§ EXERCISE AIM: Look through the data that follows and copy each line with the string "volatile".

§ EXCERPTED RECORDS:

# jinggqu/NextGen-UIA

Hardware: AMD Instinct MI355X
Metric: images/sec fwd+bwd BiomedCLIP+Mona bs=256 (higher is better)
Workload: dtype bf16

## Files before the change

nextgen-uia_amd/csrc/attention_bwd.hip:

```cpp
#include "uia_common.h"
#include "uia_kernels.h"

#ifdef ABWD_STAMPS
__device__ unsigned long long uia_abwd_stamps[8 * 8];
extern "C" int uia_abwd_read_stamps(unsigned long long* host) {
    return (int)hipMemcpyFromSymbol(host, HIP_SYMBOL(uia_abwd_stamps), sizeof(uia_abwd_stamps));
}
#define STAMP() __builtin_amdgcn_s_memtime()
#endif

namespace {

typedef __attribute__((ext_vector_type(4))) short s16x4;
typedef __attribute__((ext_vector_type(8))) short s16x8;

__device__ __forceinline__ void glds16(const char* gsrc, char* lds_wave_base) {
    const unsigned dst_u = __builtin_amdgcn_readfirstlane((unsigned)(uintptr_t)(__attribute__((address_space(3))) char*)lds_wave_base);
    unsigned keep;
    asm volatile("s_mov_b32 %0, m0\n\ts_mov_b32 m0, %2\n\ts_nop 0\n\tglobal_load_lds_dwordx4 %1, off\n\ts_mov_b32 m0, %0"
                 : "=&s"(keep) : "v"(gsrc), "s"(dst_u) : "memory");
}
__device__ __forceinline__ void glds4(const char* gsrc, char* lds_wave_base) {
    const unsigned dst_u = __builtin_amdgcn_readfirstlane((unsigned)(uintptr_t)(__attribute__((address_space(3))) char*)lds_wave_base);
    unsigned keep;
// ... 227 lines not shown
                qT[dt] = tr_pair(Qb + off, Qb + off + 16 * 128);
            }
        }
        const bool full_q = p.mask_kind == UIA_MASK_NONE && 32 * u + 32 <= L;
#pragma unroll
        for (int a = 0; a < KTW; ++a) {
            const int kt = wave + BWD_WAVES * a;
            if (kt < LT) {
                const int key = 16 * kt + li;
                bf16x8 pf, sf;
                f32x4 s[2], dp[2];
#pragma unroll
                for (int hq = 0; hq < 2; ++hq) {
                    s[hq] = mma(qf[hq][0], kf[a][0], f32x4{0.f, 0.f, 0.f, 0.f});
                    dp[hq] = mma(gf[hq][0], vf[a][0], f32x4{0.f, 0.f, 0.f, 0.f});
                }
#pragma unroll
                for (int hq = 0; hq < 2; ++hq) {
                    s[hq] = mma(qf[hq][1], kf[a][1], s[hq]);
                    dp[hq] = mma(gf[hq][1], vf[a][1], dp[hq]);
                }
#ifdef ABWD_NO_VALU
                if (true) {
#pragma unroll
                    for (int e = 0; e < 8; ++e) { pf[e] = (bf16_t)s[e >> 2][e & 3]; sf[e] = (bf16_t)dp[e >> 2][e & 3]; }
                } else
#endif
                if (full_q && 16 * kt + 16 <= L) {
#pragma unroll
                    for (int hq = 0; hq < 2; ++hq)
#pragma unroll
                        for (int r = 0; r < 4; ++r) {
                            const float pv = __builtin_amdgcn_exp2f(fmaf(s[hq][r], sc, -ls[hq][r]));
                            const float dsv = pv * fmaf(dp[hq][r], p.scale, -dl[hq][r]);
                            pf[4 * hq + r] = (bf16_t)pv;
                            sf[4 * hq + r] = (bf16_t)dsv;
                        }
                } else if (p.mask_kind != UIA_MASK_CAUSAL && 32 * u + 32 <= L) {
                    const bool key_ok = key < klen;
#pragma unroll
                    for (int hq = 0; hq < 2; ++hq)
#pragma unroll
                        for (int r = 0; r < 4; ++r) {
                            const float pe = __builtin_amdgcn_exp2f(fmaf(s[hq][r], sc, -ls[hq][r]));
                            const float pv = key_ok ? pe : 0.f;
                            const float dsv = pv * fmaf(dp[hq][r], p.scale, -dl[hq][r]);
                            pf[4 * hq + r] = (bf16_t)pv;
                            sf[4 * hq + r] = (bf16_t)dsv;
                        }
                } else {
#pragma unroll
                    for (int hq = 0; hq < 2; ++hq)
#pragma unroll
                        for (int r = 0; r < 4; ++r) {
                            const int qrow = 32 * u + 16 * hq + 4 * g + r;
                            const int kmax = p.mask_kind == UIA_MASK_CAUSAL ? (qrow < klen - 1 ? qrow : klen - 1) : klen - 1;
                            const bool ok = qrow < L && key <= kmax;
                            const float pv = ok ? __builtin_amdgcn_exp2f(fmaf(s[hq][r], sc, -ls[hq][r])) : 0.f;
                            const float dsv = pv * fmaf(dp[hq][r], p.scale, -dl[hq][r]);
                            pf[4 * hq + r] = (bf16_t)pv;
                            sf[4 * hq + r] = (bf16_t)dsv;
                        }
                }
                {
                    typedef __attribute__((ext_vector_type(4))) __bf16 bf16x4_t;
                    char* rowp = dST + key * 64;
                    const int sw = (key >> 1) & 7;
                    *(bf16x4_t*)(rowp + (((0 + g) ^ sw) << 3)) = bf16x4_t{sf[0], sf[1], sf[2], sf[3]};
                    *(bf16x4_t*)(rowp + (((4 + g) ^ sw) << 3)) = bf16x4_t{sf[4], sf[5], sf[6], sf[7]};
                }
#ifndef ABWD_NO_DVDK
#pragma unroll
                for (int dt = 0; dt < 4; ++dt) {
                    if constexpr (LAZY_T) {
                        const int off = trow * 128 + (((2 * dt + (pp >> 1)) ^ tsw) << 4) + 8 * (pp & 1);
                        gT[dt] = tr_pair(Gb + off, Gb + off + 16 * 128);
                        qT[dt] = tr_pair(Qb + off, Qb + off + 16 * 128);
                    }
                    dVt[a][dt] = __builtin_amdgcn_mfma_f32_16x16x32_bf16(gT[dt], pf, dVt[a][dt], 0, 0, 0);
                    dKt[a][dt] = __builtin_amdgcn_mfma_f32_16x16x32_bf16(qT[dt], sf, dKt[a][dt], 0, 0, 0);
                }
#endif
            }
        }
        }
#ifdef ABWD_STAMPS
        asm volatile("s_waitcnt lgkmcnt(0)" ::: "memory");
        const unsigned long long st3 = STAMP();
#endif
#ifndef ABWD_NO_DQ
        if (u > 0) {
#else
        if (false) {
#endif
            const int hq = wave >> 2, dt = wave & 3;
            f32x4 dq = f32x4{0.f, 0.f, 0.f, 0.f}, dq1 = f32x4{0.f, 0.f, 0.f, 0.f};
            const int ch = 2 * dt + (pp >> 1);
            const int c8 = 4 * hq + pp;
            auto dq_step = [&](int kbk, f32x4 accq) {
                const char* klo = Ks + (32 * kbk + nrow) * 128 + ((ch ^ nsw_lo) << 4) + 8 * (pp & 1);
                const char* khi = Ks + (32 * kbk + nrow + 4) * 128 + ((ch ^ nsw_hi) << 4) + 8 * (pp & 1);
                const char* slo = dSTr + (32 * kbk + nrow) * 64 + ((c8 ^ nsw_lo) << 3);
                const char* shi = dSTr + (32 * kbk + nrow + 4) * 64 + ((c8 ^ nsw_hi) << 3);
                return __builtin_amdgcn_mfma_f32_16x16x32_bf16(tr_pair(klo, khi), tr_pair(slo, shi), accq, 0, 0, 0);
            };
#pragma unroll 1
            for (int kbk = 0; kbk < NP; kbk += 2) {
                dq = dq_step(kbk, dq);
                if (kbk + 1 < NP) dq1 = dq_step(kbk + 1, dq1);
            }
            dq_hold = dq + dq1;
        }
#ifdef ABWD_STAMPS
        asm volatile("" :: "v"(dq_hold));
        const unsigned long long st4 = STAMP();
        st_acc[0] += st1 - st0; st_acc[1] += st2 - st1; st_acc[2] += st3 - st2; st_acc[3] += st4 - st3;
#endif
    }
#ifndef ABWD_NO_DQ
    store_dq(NP - 1);
#endif
#pragma unroll
    for (int a = 0; a < KTW; ++a) {
        const int kt = wave + BWD_WAVES * a;
        const int key = 16 * kt + li;
        if (kt < LT && key < L) {
            bf16_t* krow = (bf16_t*)p.dk + (row0 + key) * p.ld_dqkv + (size_t)h * 64 + 4 * g;
            bf16_t* vrow = (bf16_t*)p.dv + (row0 + key) * p.ld_dqkv + (size_t)h * 64 + 4 * g;
            const size_t kbo = ((size_t)(2 * h) * (size_t)p.dqkv_kb_rows + row0 + key) * 32 + 4 * g, kbp = (size_t)p.dqkv_kb_rows * 32;
#pragma unroll
            for (int dt = 0; dt < 4; ++dt) {
                store4(p.dqkv_kb_rows ? (bf16_t*)p.dk + kbo + (dt >> 1) * kbp + 16 * (dt & 1) : krow + 16 * dt, dKt[a][dt]);
                store4(p.dqkv_kb_rows ? (bf16_t*)p.dv + kbo + (dt >> 1) * kbp + 16 * (dt & 1) : vrow + 16 * dt, dVt[a][dt]);
            }
        }
    }
#ifdef ABWD_STAMPS
    if (blockIdx.x == 1500 && lane == 0) {
        unsigned long long* o = uia_abwd_stamps + wave * 8;
        o[0] = st_acc[0]; o[1] = st_acc[1]; o[2] = st_acc[2]; o[3] = st_acc[3]; o[4] = st_pro; o[5] = STAMP() - st_begin;
    }
#endif
}

struct ctrue { static constexpr bool value = true; };
struct cfalse { static constexpr bool value = false; };
template <int V> struct cint { static constexpr int value = V; };

#ifndef ABWD_ORDER17
#define ABWD_ORDER17 1
#endif
constexpr bool ORDER17 = ABWD_ORDER17 != 0;
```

§ ANSWER SPACE:
    asm volatile("s_mov_b32 %0, m0\n\ts_mov_b32 m0, %2\n\ts_nop 0\n\tglobal_load_lds_dwordx4 %1, off\n\ts_mov_b32 m0, %0"
        asm volatile("s_waitcnt lgkmcnt(0)" ::: "memory");
        asm volatile("" :: "v"(dq_hold));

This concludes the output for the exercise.